Godbole alerts Aziz to Fielding's arrival at the European Guest House. Aziz hopes the rain will prevent a visit by Fielding, who is on an inspection tour of schools in the remote states of central India. Aziz knows Fielding is married, presumably to Adela. Aziz, who got his job through Godbole, has given up some of the practices of Western medicine here out of respect for the desires of his employers. When Aziz received a letter from Fielding announcing his marriage "to someone you know," he stopped reading there. He deputed Mahmoud Ali to answer the letter for him, and he destroys all subsequent letters from Fielding without reading them. With no attachments to the British, he feels now entirely Indian. His children live with him, he has a mistress, and he writes poetry on Oriental womanhood, calling for the end of purdah. Because of the old accusation against him, Aziz is under the scrutiny of a British agent.

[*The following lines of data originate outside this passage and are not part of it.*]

struct SortCoarseSmem {
  uint2 ent[kSortTile * kSortMaxW];
  uint32_t dst[kSortTile * kSortMaxW];
  uint32_t run_base[kSortMaxBins], tile_cnt[kSortMaxBins], tile_start[kSortMaxBins];
  uint32_t warp_tot[kSortTile / 32];
  uint32_t total;
};
__global__ void __launch_bounds__(kSortTile, 1) msm_sort_coarse(const void* __restrict__ scalars, size_t n, uint32_t flags, MsmPlan pl, SortPlan sp, const uint32_t* __restrict__ base,
                                                               uint2* __restrict__ ent1) {
  extern __shared__ __align__(16) uint8_t smem_raw[];
  SortCoarseSmem& sm = *reinterpret_cast<SortCoarseSmem*>(smem_raw);
  const uint32_t r = blockIdx.x, tid = threadIdx.x;
  const size_t lo = (size_t)r * sp.range, hi = lo + sp.range < n ? lo + sp.range : n;
  const uint32_t fmask = (1u << sp.fb) - 1u;
  for (uint32_t b = tid; b < sp.C; b += kSortTile) { sm.run_base[b] = __ldg(base + (size_t)b * sp.NC + r); sm.tile_cnt[b] = 0; }
  __syncthreads();
  const uint4* sc = reinterpret_cast<const uint4*>(scalars);
  for (size_t t0 = lo; t0 < hi; t0 += kSortTile) {
    const size_t i = t0 + tid;
    uint32_t code[kSortMaxW], rank[kSortMaxW];
    const bool live = i < hi;
#pragma unroll
    for (uint32_t w = 0; w < kSortMaxW; ++w) { code[w] = kNoDigit; rank[w] = 0; }
    if (live) {
      uint32_t s[8];
      decode_scalar(__ldg(sc + 2 * i), __ldg(sc + 2 * i + 1), flags, s);
      recode_scalar(s, pl, code);
#pragma unroll
      for (uint32_t w = 0; w < kSortMaxW; ++w)
        if (code[w] != kNoDigit) {
          const uint32_t g = (pl.merged ? 0u : w * pl.B) + (code[w] & 0x7fffffffu);
          rank[w] = atomicAdd(&sm.tile_cnt[g >> sp.fb], 1u);
        }
    }
    __syncthreads();
    {
      const uint32_t v = tid < sp.C ? sm.tile_cnt[tid] : 0;
      uint32_t incl = v;
#pragma unroll
      for (int o = 1; o < 32; o <<= 1) { uint32_t t = __shfl_up_sync(0xffffffffu, incl, o); if ((tid & 31) >= (unsigned)o) incl += t; }
      if ((tid & 31) == 31) sm.warp_tot[tid >> 5] = incl;
      __syncthreads();
      uint32_t wb = 0;
      for (uint32_t k = 0; k < (tid >> 5); ++k) wb += sm.warp_tot[k];
      if (tid < sp.C) sm.tile_start[tid] = wb + incl - v;
      if (tid == kSortTile - 1) sm.total = wb + incl;
    }
    __syncthreads();
    if (live) {
#pragma unroll
      for (uint32_t w = 0; w < kSortMaxW; ++w)
        if (code[w] != kNoDigit) {
          const uint32_t g = (pl.merged ? 0u : w * pl.B) + (code[w] & 0x7fffffffu);
          const uint32_t b = g >> sp.fb, pos = sm.tile_start[b] + rank[w];
          sm.ent[pos] = make_uint2((uint32_t)(i + (pl.merged ? (size_t)w * pl.table_stride : 0)) | (code[w] & 0x80000000u), g & fmask);
          sm.dst[pos] = sm.run_base[b] + rank[w];
        }
    }
    __syncthreads();
    const uint32_t total = sm.total;
    for (uint32_t t = tid; t < total; t += kSortTile) ent1[sm.dst[t]] = sm.ent[t];
    __syncthreads();
    if (tid < sp.C) { sm.run_base[tid] += sm.tile_cnt[tid]; sm.tile_cnt[tid] = 0; }
    __syncthreads();
  }
}

static constexpr uint32_t kFineTile = 8192;
static constexpr uint32_t kFineSeg = 4 * kFineTile;
struct SortFineSmem {
  uint32_t val[kFineTile], dst[kFineTile];
  uint32_t cur[kSortMaxFine], tcnt[kSortMaxFine], tstart[kSortMaxFine];
  uint32_t warp_tot[32];
  uint32_t total;
};
B2_D void scan_fine_keys(const uint32_t* in, uint32_t* out, uint32_t F, uint32_t* warp_tot, uint32_t* total) {
  const uint32_t tid = threadIdx.x, k0 = 2 * tid, k1 = 2 * tid + 1;
  const uint32_t v0 = k0 < F ? in[k0] : 0, v1 = k1 < F ? in[k1] : 0;
  uint32_t incl = v0 + v1;
#pragma unroll
  for (int o = 1; o < 32; o <<= 1) { uint32_t t = __shfl_up_sync(0xffffffffu, incl, o); if ((tid & 31) >= (unsigned)o) incl += t; }
  if ((tid & 31) == 31) warp_tot[tid >> 5] = incl;
  __syncthreads();
  uint32_t wb = 0;
  for (uint32_t k = 0; k < (tid >> 5); ++k) wb += warp_tot[k];
  const uint32_t ex = wb + incl - v0 - v1;
  if (k0 < F) out[k0] = ex;
  if (k1 < F) out[k1] = ex + v0;
  if (tid == 1023) *total = wb + incl;
  __syncthreads();
}
__global__ void __launch_bounds__(1024) msm_sort_items(const uint32_t* __restrict__ base, SortPlan sp, uint32_t* __restrict__ item_start) {
  __shared__ uint32_t wt[32];
  const uint32_t tid = threadIdx.x;
  uint32_t v = 0;
  if (tid < sp.C) { const uint32_t sz = __ldg(base + (size_t)(tid + 1) * sp.NC) - __ldg(base + (size_t)tid * sp.NC); v = (sz + kFineSeg - 1) / kFineSeg; }
  uint32_t incl = v;
#pragma unroll
  for (int o = 1; o < 32; o <<= 1) { uint32_t t = __shfl_up_sync(0xffffffffu, incl, o); if ((tid & 31) >= (unsigned)o) incl += t; }
  if ((tid & 31) == 31) wt[tid >> 5] = incl;
  __syncthreads();
  uint32_t wb = 0;
  for (uint32_t k = 0; k < (tid >> 5); ++k) wb += wt[k];
  if (tid < sp.C) item_start[tid] = wb + incl - v;
  if (tid == sp.C - 1) item_start[sp.C] = wb + incl;
}
B2_D uint32_t item_bin(const uint32_t* __restrict__ item_start, uint32_t C, uint32_t i) {
  uint32_t lo = 0, hi = C;
  while (hi - lo > 1) { uint32_t mid = (lo + hi) >> 1; if (__ldg(item_start + mid) <= i) lo = mid; else hi = mid; }
  return lo;
}
__global__ void __launch_bounds__(1024, 2) msm_sort_fine_count(const uint2* __restrict__ ent1, SortPlan sp, const uint32_t* __restrict__ base, const uint32_t* __restrict__ item_start,
                                                               uint32_t* __restrict__ cnt2) {
  __shared__ uint32_t fh[kSortMaxFine];
  const uint32_t i = blockIdx.x, tid = threadIdx.x, F = 1u << sp.fb;
  if (i >= __ldg(item_start + sp.C)) return;
  const uint32_t b = item_bin(item_start, sp.C, i);
  const uint32_t bs = __ldg(base + (size_t)b * sp.NC), be = __ldg(base + (size_t)(b + 1) * sp.NC);
  const uint32_t s0 = bs + (i - __ldg(item_start + b)) * kFineSeg, s1 = (be - s0 > kFineSeg) ? s0 + kFineSeg : be;
  for (uint32_t k = tid; k < F; k += 1024) fh[k] = 0;
  __syncthreads();
  for (uint32_t e0 = s0 + tid; e0 < s1; e0 += 1024 * kFineIlp) {
    uint32_t kk[kFineIlp];
#pragma unroll
    for (int u = 0; u < kFineIlp; ++u) { const uint32_t e = e0 + u * 1024; kk[u] = e < s1 ? __ldg(&ent1[e].y) : 0xffffffffu; }
#pragma unroll
    for (int u = 0; u < kFineIlp; ++u) if (kk[u] != 0xffffffffu) atomicAdd(&fh[kk[u]], 1u);
  }
  __syncthreads();
  for (uint32_t k = tid; k < F; k += 1024) cnt2[(size_t)i * F + k] = fh[k];
}
__global__ void __launch_bounds__(256) msm_sort_fine_prefix(SortPlan sp, const uint32_t* __restrict__ item_start, uint32_t* __restrict__ cnt2, uint32_t* __restrict__ hist) {
  const uint32_t F = 1u << sp.fb;
  const size_t t = blockIdx.x * (size_t)blockDim.x + threadIdx.x;
  if (t >= (size_t)sp.C * F) return;
  const uint32_t b = (uint32_t)(t >> sp.fb), k = (uint32_t)t & (F - 1);
  const uint32_t i0 = __ldg(item_start + b), i1 = __ldg(item_start + b + 1);
  uint32_t run = 0;
  for (uint32_t i = i0; i < i1; ++i) {
    const size_t at = (size_t)i * F + k;
    const uint32_t c = cnt2[at];
    cnt2[at] = run;
    run += c;
  }
  if (t < sp.G) hist[t] = run;
}
__global__ void __launch_bounds__(1024, 1) msm_sort_fine_place(const uint2* __restrict__ ent1, SortPlan sp, const uint32_t* __restrict__ base, const uint32_t* __restrict__ item_start,
                                                               const uint32_t* __restrict__ cnt2, const uint32_t* __restrict__ offsets, uint32_t* __restrict__ idx) {
  extern __shared__ __align__(16) uint8_t smem_raw[];
  SortFineSmem& sm = *reinterpret_cast<SortFineSmem*>(smem_raw);
  const uint32_t i = blockIdx.x, tid = threadIdx.x, F = 1u << sp.fb;
  if (i >= __ldg(item_start + sp.C)) return;
  const uint32_t b = item_bin(item_start, sp.C, i);
  const uint32_t bs = __ldg(base + (size_t)b * sp.NC), be = __ldg(base + (size_t)(b + 1) * sp.NC);
  const uint32_t s0 = bs + (i - __ldg(item_start + b)) * kFineSeg, s1 = (be - s0 > kFineSeg) ? s0 + kFineSeg : be;
  for (uint32_t k = tid; k < F; k += 1024) {
    const size_t g = (size_t)b * F + k;
    sm.cur[k] = (g < sp.G ? __ldg(offsets + g) : 0u) + __ldg(cnt2 + (size_t)i * F + k);
    sm.tcnt[k] = 0;
  }
  __syncthreads();
  for (uint32_t t0 = s0; t0 < s1; t0 += kFineTile) {
    uint2 ev[kFineTile / 1024];
    uint32_t rank[kFineTile / 1024];
#pragma unroll
    for (int u = 0; u < (int)(kFineTile / 1024); ++u) {
      const uint32_t e = t0 + u * 1024 + tid;
      ev[u] = e < s1 ? __ldg(ent1 + e) : make_uint2(0u, 0xffffffffu);
    }
#pragma unroll
    for (int u = 0; u < (int)(kFineTile / 1024); ++u) rank[u] = ev[u].y != 0xffffffffu ? atomicAdd(&sm.tcnt[ev[u].y], 1u) : 0u;
    __syncthreads();
    scan_fine_keys(sm.tcnt, sm.tstart, F, sm.warp_tot, &sm.total);
#pragma unroll
    for (int u = 0; u < (int)(kFineTile / 1024); ++u)
      if (ev[u].y != 0xffffffffu) {
        const uint32_t pos = sm.tstart[ev[u].y] + rank[u];
        sm.val[pos] = ev[u].x;
        sm.dst[pos] = sm.cur[ev[u].y] + rank[u];
      }
    __syncthreads();
    const uint32_t total = sm.total;
    for (uint32_t t = tid; t < total; t += 1024) idx[sm.dst[t]] = sm.val[t];
    __syncthreads();
    for (uint32_t k = tid; k < F; k += 1024) { sm.cur[k] += sm.tcnt[k]; sm.tcnt[k] = 0; }
    __syncthreads();
  }
}

static constexpr int kScanThreads = 256, kScanItems = 8, kScanTile = kScanThreads * kScanItems;

B2_D uint32_t scan_value(const uint32_t* in, const uint32_t* aux, size_t i, uint32_t seg, uint32_t shift) {
  uint32_t v = in[i];
  if (!seg) return (v + (1u << shift) - 1u) >> shift;
  return (v != 0 && (aux[i] % seg) != 0) ? 1u : 0u;
}

__global__ void __launch_bounds__(kScanThreads) scan_tile_sums(const uint32_t* in, const uint32_t* aux, size_t G, uint32_t seg, uint32_t shift, uint32_t* tile_sums) {
  __shared__ uint32_t red[kScanThreads / 32];
  size_t base = (size_t)blockIdx.x * kScanTile + (size_t)threadIdx.x * kScanItems;
  uint32_t s = 0;
#pragma unroll
  for (int k = 0; k < kScanItems; ++k) if (base + k < G) s += scan_value(in, aux, base + k, seg, shift);
#pragma unroll
  for (int o = 16; o; o >>= 1) s += __shfl_xor_sync(0xffffffffu, s, o);
  if ((threadIdx.x & 31) == 0) red[threadIdx.x >> 5] = s;
  __syncthreads();
  if (threadIdx.x == 0) {
    uint32_t t = 0;
    for (int k = 0; k < kScanThreads / 32; ++k) t += red[k];
    tile_sums[blockIdx.x] = t;
  }
// ... 684 lines not shown
  B2_LAUNCH(ctx, groth16_assemble_zk, 3, 32, 0, st, (const uint8_t*)d_partials, count, d_g1_terms, d_g2_terms, zk, (uint8_t*)d_out);
  return B200ZK_OK;
}

static inline void phase_mark(b200zk_ctx* ctx, int k, cudaStream_t st) {
  if (ctx->profiling) cudaEventRecord(ctx->ev[k], st);
}

static int g2_pair_knob() {
  static int k = -1;
  if (k < 0) { const char* e = getenv("B200ZK_G2_PAIR"); k = (e && (*e == '0' || *e == '3' || *e == '4')) ? (*e - '0') : 3; }
  return k;
}
template <class F> static size_t resident_slices(const b200zk_ctx* ctx) {
  if (IsFq2<F>::value) { const int k = g2_pair_knob(); return (size_t)ctx->sm_count * (k ? 64u * (unsigned)k : 256u); }
  return (size_t)ctx->sm_count * (sizeof(F) > 32 ? 256u : 512u);
}
template <class F>
static int launch_accumulate(b200zk_ctx* ctx, cudaStream_t st, const void* pts, const uint32_t* idx, const uint32_t* offsets, const uint32_t* run_off, uint32_t G, uint32_t L,
                             size_t slices, void* partials, uint32_t* run_bucket) {
  const unsigned agrid = (unsigned)((slices + 127) / 128);
  if constexpr (IsFq2<F>::value) {
    const int k = g2_pair_knob();
    const unsigned pgrid = (unsigned)((2 * slices + 127) / 128);
    if (k == 3) B2_LAUNCH(ctx, msm_accumulate_g2_pair<3>, pgrid, 128, 0, st, pts, idx, offsets, run_off, G, L, partials, run_bucket);
    else if (k == 4) B2_LAUNCH(ctx, msm_accumulate_g2_pair<4>, pgrid, 128, 0, st, pts, idx, offsets, run_off, G, L, partials, run_bucket);
    else B2_LAUNCH(ctx, (msm_accumulate<F, false, 1>), agrid, 128, 0, st, pts, idx, offsets, run_off, G, L, partials, run_bucket);
  } else {
    B2_LAUNCH(ctx, (msm_accumulate<F, false>), agrid, 128, 0, st, pts, idx, offsets, run_off, G, L, partials, run_bucket);
  }
  return B200ZK_OK;
}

A note from Fielding to Godbole awaits Aziz at his house. In it, Fielding says that he is here with his wife and her brother, and that he has certain needs and questions. Aziz tears the note up but fears he may not be able to avoid seeing them.

Analysis

Employed in this Indian state, and more serious about his poetry than his practice of Western medicine, Aziz has no interest in meeting or pleasing any English people and for once feels truly Indian. Still affected by Adela's accusation against him, he has fended off all of Fielding's attempts to renew their friendship. Fielding, it should be noted, is no longer directly involved in education, but is fulfilling an administrative role for the British; he is now more of an official, like Ronny and Turton in Chandrapore. But Aziz has no desire to once again help some English people "see India."